The editorial finds in Clinton a “steeliness that will serve her well in negotiating with a difficult Congress on critically important issues like climate change.” It ignores that she waited to oppose the Keystone XL pipeline until it was going down to defeat. There’s nothing about her years-long sales pitch for fracking overseas. The deluge of oil money flowing to the Clinton Foundation is skipped. Her support for offshore drilling and lack of leadership on climate change go unraised. At best, Hillary Clinton’s energy and environmental policies would look like Barack Obama’s third term. At worst, they’d look like Bill Clinton’s.
The Times case against Bernie is the same thin gruel dished up by the Washington Post, and the growing chorus of liberal attacks on the Vermonter as he catches on with publics in early primary states. He lacks experience (after serving as a mayor, member of Congress, and US Senator), exhibits insufficient “breadth of policy ideas” (while his program puts everybody but Jill Stein’s to shame), and lacks realism (the editorial flags his calls for dismantling too big to fail banks and for Medicare for All).

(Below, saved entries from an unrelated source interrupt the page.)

# OpenDriveLab/kai0

Measured on AMD Instinct MI355X. Metric: train samples/sec pi0.5 full FT, higher is better.
Workload: dtype bf16; 1 GPU; pi0.5 full fine-tune bf16, batch 32 per MI355X, 3-cam 224x224 (BASELINE.json configs[1]); global_batch=32, seq_len=1018, parallelism=dp1

## Files before the change

### include/kai0hip.h

```cpp
#ifndef KAI0HIP_H
#define KAI0HIP_H

#include <stdint.h>

#ifdef __cplusplus
extern "C" {
#endif

typedef void* kai0_stream_t;

const char* kai0_last_error(void);
int kai0_abi_version(void);
int kai0_device_info(int device, int* n_cu, int* lds_bytes, char* arch_name64);

typedef struct kai0_gemm_desc {
    const void* A;
    const void* B;
    void* C;
    int32_t M, N, K;
    int32_t a_kc, b_kc;
    int64_t lda, ldb, ldc;
    int32_t batch, batch_inner;
    int64_t sA1, sA2, sB1, sB2, sC1, sC2;
    int32_t a_rpb, b_rpb, c_rpb, _pad0;
    int64_t a_bs, a_off, b_bs, b_off, c_bs, c_off;
    const void* bias;
    int32_t bias_f32;
    float scale;
    int32_t act;
    int32_t out_f32;
    void* pre_out;
    const void* gate;
    int32_t gate_rpb;
    int32_t accumulate;
    int64_t gate_ld;
    const void* residual;
    int64_t ldr;
    int64_t sR1, sR2;
    int32_t split_k;
    int32_t c_nontemporal;
    void* workspace;
    int64_t workspace_bytes;
    const void* aux1;
    const void* aux2;
    int32_t nseg, _pad2;
    struct {
        void* dst;
        int64_t ld;
        int32_t n_begin, _pad;
    } seg[3];
    const float* rowvec;
    int64_t rv_s1, rv_s2, rv_ld;
    const void* B2;
    void* pre_out2;
    void* norm_out;
    const void* norm_w;
    const void* norm_b;
    float norm_eps;
    int32_t norm_kind;
    const void* rope_cos;
    const void* rope_sin;
    int32_t rope_half, rope_n_end;
    int32_t persist, general_epilogue, small_w8, _pad3;
} kai0_gemm_desc;

int kai0_gemm_bf16(const kai0_gemm_desc* d, kai0_stream_t stream);
int kai0_gemm_desc_size(void);

#define KAI0_GEMM_LOOP_PLAIN2 0
#define KAI0_GEMM_LOOP_PLAIN4 1
#define KAI0_GEMM_LOOP_QUADRANT 2
#define KAI0_GEMM_LOOP_RING 3
#define KAI0_GEMM_LOOP_PERSISTENT 4
typedef struct kai0_gemm_plan_t {
    int32_t tile;
    int32_t waves;
    int32_t loop;
    int32_t tiles_m, tiles_n;
    int32_t k_chunk;
    int32_t simple_epilogue;
    int32_t _pad;
} kai0_gemm_plan_t;
int kai0_gemm_plan(const kai0_gemm_desc* d, kai0_gemm_plan_t* out);
int kai0_gemm_plan_size(void);

typedef struct kai0_skinny_seg {
    void* dst;
    int64_t ld;
    int32_t n_begin, n_end;
    int32_t rope, _pad;
} kai0_skinny_seg;

typedef struct kai0_skinny_desc {
    const void* A;
    const void* W;
    int64_t lda, ldw;
    int32_t M, N, K;
    int32_t pair_stride, mode, split_k;
    int32_t a_rpb, c_rpb;
    int64_t a_bs, a_off, c_bs, c_off;
    kai0_skinny_seg seg[3];
    int32_t nseg, gate_rpb;
    const void* gate;
    int64_t gate_ld;
    const void* residual;
    int64_t ldr;
    const float* rope_cos;
    const float* rope_sin;
    int32_t rope_half;
    int32_t w_packed;
    void* workspace;
    int64_t workspace_bytes;
    const float* mod;
    int64_t mod_ld;
    int32_t mod_rpb;
    float eps;
    const float* rowsq_in;
    const float* cvec;
    int32_t rowsq_parts, _pad2;
    int64_t rowsq_ld;
    float* rowsq_out;
    int64_t rowsq_out_ld;
} kai0_skinny_desc;

int kai0_gemm_skinny_bf16(const kai0_skinny_desc* d, kai0_stream_t stream);
int kai0_skinny_desc_size(void);
int64_t kai0_skinny_workspace_bytes(int M, int N, int split_k);
int kai0_attn_decode(const void* Q, const void* K, const void* Vt, void* O, const int32_t* qcode, const int32_t* kcode,
                     int batch, int rows, int H, int HD, int Sk, int q0, int64_t q_bs, int64_t k_bs, int64_t k_ld,
                     int k_rows, int64_t vt_bs, int64_t vt_ld, int64_t qcode_ld, int64_t kcode_ld, float scale,
                     void* workspace, int64_t workspace_bytes, kai0_stream_t stream);
int kai0_attn_bwd_dq(const void* dO, const void* O, const void* P, const void* K, const void* V, void* dS, void* dQ, int batch,
                     int rows, int Sk, int HD, int64_t ldo, int64_t ldk, int64_t ldv, int64_t ldp, int64_t sO, int64_t sK,
                     int64_t sV, int64_t sP, float scale, kai0_stream_t stream);
typedef struct kai0_attn_bwd_desc {
    const void* dO; const void* O; const void* Q; const void* K; const void* V;
    const float* lse; const int32_t* qcode; const int32_t* kcode;
    void* P; void* dS; void* dQ;
    int32_t batch, rows, Sk, HD, H, _pad0;
    int64_t ldo, ldk, ldv, ldp, sO, sK, sV, sP, s_lse, qcode_ld, kcode_ld;
    float scale; int32_t _pad1;
} kai0_attn_bwd_desc;
int kai0_attn_bwd_dq2(const kai0_attn_bwd_desc* d, kai0_stream_t stream);
int kai0_attn_bwd_desc_size(void);
int64_t kai0_attn_decode_workspace_bytes(int batch, int rows);
int kai0_transpose_strided_bf16(const void* src, void* dst, int R, int C, int64_t src_ld, int64_t dst_ld, int batch,
                                int64_t src_bs, int64_t dst_bs, kai0_stream_t stream);

int kai0_rope_table(const int32_t* pos, const float* inv_freq, void* cos_out, void* sin_out, int64_t rows, int half, int out_bf16,
                    kai0_stream_t stream);
int kai0_prefix_codes(const void* const* img_masks, int ncam, const void* lang_mask, int B, int n_img, int T, int Hs, int32_t* qcode,
                      int32_t* kcode, int32_t* pos, kai0_stream_t stream);
int kai0_prefix_state_codes(const void* const* img_masks, int ncam, const void* lang_mask, int B, int n_img, int T, int n_state, int Hs,
                            int32_t* qcode, int32_t* kcode, int32_t* pos, kai0_stream_t stream);

int kai0_gemm_f32(const float* A, int64_t sam, int64_t sak, const float* B, int64_t sbk, int64_t sbn,
                  float* C, int64_t ldc, int M, int N, int K, const float* bias, int accumulate, int split_k,
                  void* workspace, int64_t workspace_bytes, kai0_stream_t stream);
int64_t kai0_gemm_f32_workspace_bytes(int M, int N, int split_k);

int kai0_linear_rows_f32(const float* x, const float* W, const float* bias, float* out, int64_t ldo, int M, int N, int K,
                         kai0_stream_t stream);

int kai0_rmsnorm_fwd(const void* x, const float* w, void* y, float* rstd, int64_t rows, int D, float eps,
                     kai0_stream_t stream);
int kai0_rmsnorm_bwd(const void* dy, const void* x, const float* w, const float* rstd, void* dx,
                     float* dw_partial, int dw_blocks, const void* dres, int64_t rows, int D, kai0_stream_t stream);
int kai0_adarms_fwd(const void* x, const float* mod, void* y, void* gate_out, float* rstd, int64_t rows,
                    int rows_per_batch, int D, float eps, kai0_stream_t stream);
int kai0_adarms_bwd(const void* dy, const void* dgate, const void* x, const float* mod, const float* rstd,
                    void* dx, float* dmod, const void* dres, int64_t rows, int rows_per_batch, int D,
                    kai0_stream_t stream);
int kai0_adarms_combine(const float* partials, int splits, int64_t split_stride, const void* gate_prev,
                        const void* residual, void* x_out, const float* mod, void* y, void* gate_out, int64_t rows,
                        int rows_per_batch, int D, float eps, kai0_stream_t stream);
int kai0_layernorm_fwd(const void* x, const void* w, const void* b, void* y, float* mean, float* rstd,
                       int64_t rows, int D, float eps, kai0_stream_t stream);
int kai0_layernorm_bwd(const void* dy, const void* x, const void* w, const float* mean, const float* rstd,
                       void* dx, float* dwb_partial, int dwb_blocks, const void* dres, int64_t rows, int D,
                       kai0_stream_t stream);
int kai0_reduce_partials(const float* partial, int blocks, int ncols, int64_t ld, void* out, int out_f32,
                         kai0_stream_t stream);
typedef struct kai0_reduce_item {
    const float* partial;
    void* out;
    int64_t ld;
    int32_t blocks, ncols;
    int32_t out_f32, _pad;
} kai0_reduce_item;
int kai0_reduce_partials_batch(const kai0_reduce_item* items, int n, kai0_stream_t stream);
int kai0_colsum_partials_bf16(const void* dy, int64_t M, int N, int64_t ld, float* scratch, int scratch_blocks,
                              int* blocks_used, kai0_stream_t stream);
int kai0_colsum_bf16(const void* dy, int64_t M, int N, int64_t ld, float* scratch, int scratch_blocks,
                     void* out, int out_f32, kai0_stream_t stream);

int kai0_rope_inplace(void* x, const int32_t* pos, const float* inv_freq, int B, int S, int64_t s_ld_rows,
                      int64_t row0, int H, int HD, int inverse, kai0_stream_t stream);
int kai0_rope_inplace2(void* x, int H, void* x2, int H2, const int32_t* pos, const float* inv_freq, int B, int S,
                       int64_t s_ld_rows, int64_t row0, int HD, kai0_stream_t stream);
int kai0_rope_copy(const void* src, void* dst, const int32_t* pos, const float* inv_freq, int B, int S, int H, int HD,
                   int64_t src_bs, int64_t src_ld, int64_t dst_bs, int64_t dst_ld, int64_t pos_bs, int inverse,
                   kai0_stream_t stream);

int kai0_softmax_mask_fwd(const void* scores, void* probs, const int32_t* qcode, const int32_t* kcode,
                          int B, int Sq, int H, int Sk, int64_t ld, int64_t batch_stride, int q0,
                          int64_t qcode_ld, int64_t kcode_ld, kai0_stream_t stream);
int kai0_siglip_attn_bwd(const void* q, const void* k, const void* v, const void* dO, const void* O, const void* P,
                         void* dq, void* dk, void* dv, int n_img, int S, int NH, int HD, int64_t ldp, int64_t ld_grad,
                         float scale, kai0_stream_t stream);
int kai0_siglip_attn_fwd(const void* q, const void* k, const void* v, void* o, float* lse, int n_img, int S, int NH, int HD,
                         int64_t ldq, int64_t ldk, int64_t ldv, int64_t ldo, int64_t sq, int64_t sk, int64_t sv, int64_t so,
                         float scale, kai0_stream_t stream);
int kai0_siglip_attn_bwd2(const void* q, const void* k, const void* v, const void* dO, const void* O, const float* lse,
                          void* dq, void* dk, void* dv, int n_img, int S, int NH, int HD, int64_t ld_grad, float scale,
                          kai0_stream_t stream);
int kai0_rowdot_bf16(const void* a, const void* b, float* out, int64_t rows, int D, kai0_stream_t stream);
int kai0_softmax_bwd(const void* probs, const void* dprobs, int dprobs_f32, void* dscores, int64_t rows, int Sk,
                     int64_t ld, float scale, kai0_stream_t stream);

typedef struct kai0_attn_desc {
    const void* Q; const void* K; const void* V; void* O; void* P;
    const int32_t* qcode; const int32_t* kcode;
    int32_t rows, Sk, HD, H, q0, batch, batch_inner, _pad0;
    int64_t ldq, ldk, ldv, ldo, ldp;
    int64_t sQ1, sQ2, sK1, sK2, sV1, sV2, sO1, sO2, sP;
    int64_t qcode_ld, kcode_ld;
    float scale;
    int32_t online;
    float* lse;
    int64_t s_lse;
} kai0_attn_desc;
int kai0_attn_fwd(const kai0_attn_desc* d, kai0_stream_t stream);
int kai0_attn_combine(const void* o_parts, const float* lse_parts, void* O, int parts, int rows, int HD, int64_t ldo,
                      int64_t part_stride, int64_t lse_stride, kai0_stream_t stream);
// ... 113 lines not shown
```

### kai0_amd/_lib.py

```python

from __future__ import annotations

import ctypes as C
import os
import pathlib

_HERE = pathlib.Path(__file__).resolve().parent
LIB_PATH = _HERE / "lib" / "libkai0hip.so"
ABI_VERSION = 2

c_p = C.c_void_p
c_i = C.c_int
c_i64 = C.c_int64
c_f = C.c_float


class GemmSeg(C.Structure):
    _fields_ = [("dst", c_p), ("ld", c_i64), ("n_begin", C.c_int32), ("_pad", C.c_int32)]


class GemmDesc(C.Structure):

    _fields_ = [
        ("A", c_p), ("B", c_p), ("C", c_p),
        ("M", C.c_int32), ("N", C.c_int32), ("K", C.c_int32),
        ("a_kc", C.c_int32), ("b_kc", C.c_int32),
        ("lda", c_i64), ("ldb", c_i64), ("ldc", c_i64),
        ("batch", C.c_int32), ("batch_inner", C.c_int32),
        ("sA1", c_i64), ("sA2", c_i64), ("sB1", c_i64), ("sB2", c_i64), ("sC1", c_i64), ("sC2", c_i64),
        ("a_rpb", C.c_int32), ("b_rpb", C.c_int32), ("c_rpb", C.c_int32), ("_pad0", C.c_int32),
        ("a_bs", c_i64), ("a_off", c_i64), ("b_bs", c_i64), ("b_off", c_i64), ("c_bs", c_i64), ("c_off", c_i64),
        ("bias", c_p), ("bias_f32", C.c_int32), ("scale", c_f),
        ("act", C.c_int32), ("out_f32", C.c_int32),
        ("pre_out", c_p), ("gate", c_p), ("gate_rpb", C.c_int32), ("accumulate", C.c_int32),
        ("gate_ld", c_i64), ("residual", c_p), ("ldr", c_i64), ("sR1", c_i64), ("sR2", c_i64),
        ("split_k", C.c_int32), ("c_nontemporal", C.c_int32), ("workspace", c_p), ("workspace_bytes", c_i64),
        ("aux1", c_p), ("aux2", c_p),
        ("nseg", C.c_int32), ("_pad2", C.c_int32), ("seg", GemmSeg * 3),
        ("rowvec", c_p), ("rv_s1", c_i64), ("rv_s2", c_i64), ("rv_ld", c_i64),
        ("B2", c_p), ("pre_out2", c_p),
        ("norm_out", c_p), ("norm_w", c_p), ("norm_b", c_p), ("norm_eps", C.c_float), ("norm_kind", C.c_int32),
        ("rope_cos", c_p), ("rope_sin", c_p), ("rope_half", C.c_int32), ("rope_n_end", C.c_int32),
        ("persist", C.c_int32), ("general_epilogue", C.c_int32), ("small_w8", C.c_int32), ("_pad3", C.c_int32),
    ]


class GemmPlan(C.Structure):

    _fields_ = [("tile", C.c_int32), ("waves", C.c_int32), ("loop", C.c_int32), ("tiles_m", C.c_int32), ("tiles_n", C.c_int32),
                ("k_chunk", C.c_int32), ("simple_epilogue", C.c_int32), ("_pad", C.c_int32)]


GEMM_LOOPS = ("plain2", "plain4", "quadrant", "ring", "persistent")
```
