import ctypes as C
import os
import subprocess
from typing import Dict, Optional

import numpy as np

from .model import Model, asset_path

_CSRC = os.path.join(os.path.dirname(os.path.abspath(__file__)), "csrc")
LIB_PATH = os.environ.get("ODK_LIB", os.path.join(_CSRC, "libodk.so"))

NOBS, NPRIV, NMETRIC, NU = 101, 212, 8, 14
ADAM_ACC_FLOATS = 2 + 1024
METRIC_NAMES = ("reward/tracking_lin_vel", "reward/tracking_ang_vel", "cost/torques", "cost/action_rate", "cost/stand_still",
                "reward/alive", "reward/imitation", "swing_peak")

XTERM_NAMES = ("lin_vel_z", "ang_vel_xy", "orientation", "base_height", "energy", "joint_pos_limits", "termination", "pose", "feet_slip",
               "feet_clearance", "feet_height", "feet_air_time")
NXTERM = len(XTERM_NAMES)

PARAM_BODY_MASS, PARAM_BODY_IPOS_TORSO, PARAM_DOF_FRICTIONLOSS, PARAM_DOF_ARMATURE, PARAM_QPOS0, PARAM_KP = range(6)


class EnvConfig(C.Structure):
    _fields_ = [
        ("ctrl_dt", C.c_float), ("action_scale", C.c_float), ("dof_vel_scale", C.c_float), ("max_motor_velocity", C.c_float),
# ... 70 lines not shown


def load_library() -> C.CDLL:
    global _lib
    if _lib is not None:
        return _lib
    if not os.path.exists(LIB_PATH):
        raise OdkError(f"{LIB_PATH} is missing: run `python -c 'import __graft_entry__ as g; g.build()'` "
                       "(there is no CPU fallback for the env engine)")
    import torch
    L = C.CDLL(LIB_PATH)
    P, PP = C.c_void_p, C.POINTER(C.c_void_p)
    FP, DP = C.POINTER(C.c_float), C.POINTER(C.c_double)
    L.odk_last_error.restype = C.c_char_p
    L.odk_default_config.argtypes = [C.POINTER(EnvConfig)]
    L.odk_default_config_standing.argtypes = [C.POINTER(EnvConfig)]
    L.odk_obs_sizes.argtypes = [C.c_int, C.POINTER(C.c_int), C.POINTER(C.c_int)]
    L.odk_model_load.argtypes = [C.c_char_p, C.c_uint64, PP]
    L.odk_model_free.argtypes = [P]
    L.odk_model_dims.argtypes = [P] + [C.POINTER(C.c_int)] * 4
    L.odk_model_obs_sizes.argtypes = [P, C.c_int, C.POINTER(C.c_int), C.POINTER(C.c_int)]
    L.odk_batch_lanes.argtypes = [P]
    L.odk_model_reduced.argtypes = [P] + [C.POINTER(C.c_int)] * 6
    L.odk_model_env_lds_floats.argtypes = [P]
    L.odk_batch_create.argtypes = [P, C.POINTER(EnvConfig), C.c_int, C.c_int, FP, DP, C.c_int, DP, C.c_int, DP, C.c_int, DP, C.c_int, PP]
    L.odk_batch_destroy.argtypes = [P]
    L.odk_batch_set_config.argtypes = [P, C.POINTER(EnvConfig)]
    L.odk_batch_set_param.argtypes = [P, C.c_int, FP, C.c_int]
    L.odk_reset.argtypes = [P, C.c_uint32, C.c_uint32, C.POINTER(Outputs), P]
    L.odk_step.argtypes = [P, P, C.POINTER(Outputs), P]
    L.odk_physics_step.argtypes = [P, P, C.c_int, P]
    L.odk_batch_bind_commands.argtypes = [P, P, C.c_int]
    L.odk_batch_set_reward_terms.argtypes = [P, C.POINTER(RewardTerms)]
    L.odk_batch_bind_reward_metrics.argtypes = [P, P]
    L.odk_tracking_accumulate.argtypes = [P, P, P, P, P, P, P]
    L.odk_batch_get_state.argtypes = [P, FP, FP, FP]
    L.odk_batch_set_state.argtypes = [P, FP, FP, FP]
    L.odk_batch_get_debug.argtypes = [P, FP, FP, FP, FP]
    L.odk_set_debug_dump.argtypes = [C.c_int]
    L.odk_batch_lds_size.argtypes = [P]
    L.odk_batch_get_lds.argtypes = [P, FP]
    L.odk_lds_offset.argtypes = [P, C.c_char_p]
    L.odk_batch_record_size.argtypes = [P]
    L.odk_batch_get_records.argtypes = [P, FP]
    L.odk_batch_set_records.argtypes = [P, FP]
    L.odk_batch_timing.argtypes = [P, C.c_int, FP, C.POINTER(C.c_int)]
# ... 6 lines not shown
    L.odk_colsum_partial.argtypes = [P, P, C.c_int, C.c_int, P]
    L.odk_colsum_finalize.argtypes = [PP, PP, C.POINTER(C.c_int), C.c_int, C.c_int, P]
    L.odk_dw_gemm.argtypes = [PP, PP, C.POINTER(C.c_int), C.POINTER(C.c_int), C.POINTER(C.c_longlong), C.c_int, C.POINTER(C.c_int), C.c_int, P, C.c_longlong, P,
                              C.POINTER(GradFinish), P]
    IP, LP = C.POINTER(C.c_int), C.POINTER(C.c_longlong)
    L.odk_mlp_forward.argtypes = [C.POINTER(MlpDesc), C.c_int, P]
    L.odk_mlp_backward.argtypes = [C.POINTER(MlpDesc), C.c_int, P]
    L.odk_mlp_set_profile.argtypes = [P]
    L.odk_mlp_set_profile.restype = None
    L.odk_pack_weights.argtypes = [P, C.c_longlong, P, C.c_longlong, P, C.c_longlong, C.POINTER(WeightTableC), P]
    L.odk_adam_clip_packed.argtypes = [P, P, P, P, P, C.c_longlong] + [C.c_float] * 5 + [P, C.c_longlong, P, C.c_longlong, C.POINTER(WeightTableC), C.c_int, P]
    L.odk_adam_clip_packed_tail.argtypes = [P, P, P, P, P, C.c_longlong] + [C.c_float] * 5 + [P, C.c_longlong, P, C.c_longlong, C.POINTER(WeightTableC), C.c_int,
                                            C.POINTER(StepTail), P]
    L.odk_ppo_gae_head.argtypes = [C.POINTER(GaeHeadArgs), P]
    L.odk_col_moments.argtypes = [P, C.c_longlong, C.c_int, C.c_int, P, P]
    L.odk_moments_update.argtypes = [P, C.c_int, C.c_int, C.c_longlong, P, P, P, P, C.c_float, C.c_float, P]
    L.odk_colsum_fold.argtypes = [PP, PP, IP, IP, C.c_int, P]
    L.odk_gather_rows.argtypes = [C.POINTER(C.c_void_p), C.POINTER(C.c_void_p), C.POINTER(C.c_int), C.POINTER(C.c_longlong), C.c_int, P, C.c_int, C.c_longlong, P]
    _lib = L
    return L


EXPORTED_SYMBOLS = (
    "odk_last_error", "odk_default_config", "odk_default_config_standing", "odk_obs_sizes", "odk_model_load", "odk_model_free", "odk_model_dims", "odk_model_obs_sizes", "odk_batch_lanes", "odk_model_reduced",
    "odk_model_env_lds_floats", "odk_batch_create",
    "odk_batch_destroy", "odk_batch_set_config", "odk_batch_set_param", "odk_reset", "odk_step", "odk_physics_step",
    "odk_batch_bind_commands", "odk_batch_set_reward_terms", "odk_batch_bind_reward_metrics", "odk_tracking_accumulate",
    "odk_batch_get_state", "odk_batch_set_state", "odk_batch_get_debug", "odk_set_debug_dump", "odk_batch_lds_size",
    "odk_batch_get_lds", "odk_lds_offset", "odk_batch_record_size", "odk_batch_get_records", "odk_batch_set_records", "odk_batch_timing", "odk_gae", "odk_ppo_head",
    "odk_policy_sample", "odk_adam_clip", "odk_silu_bwd_colsum", "odk_colsum_partial", "odk_colsum_finalize", "odk_gather_rows", "odk_dw_gemm",
    "odk_mlp_forward", "odk_mlp_backward", "odk_mlp_set_profile", "odk_pack_weights", "odk_adam_clip_packed", "odk_colsum_fold",
    "odk_adam_clip_packed_tail", "odk_ppo_gae_head", "odk_col_moments", "odk_moments_update")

Like the Clinton campaign, the editorial writers gun control-bait a guy with a D- rating from the NRA, and suggest Hillary is the better women’s advocate because she came out against the Hyde Amendment before Sanders did.
The Times apparently believes Hillary is more electable than Bernie, despite polls showing that Sanders matches up as well against the Republican field as does Clinton. The timing of the endorsement is telling, coming right before the Iowa caucuses (just like its endorsement of Clinton in 2008). The editorial board must be nervous that someone besides their preferred candidate wins in Iowa, again.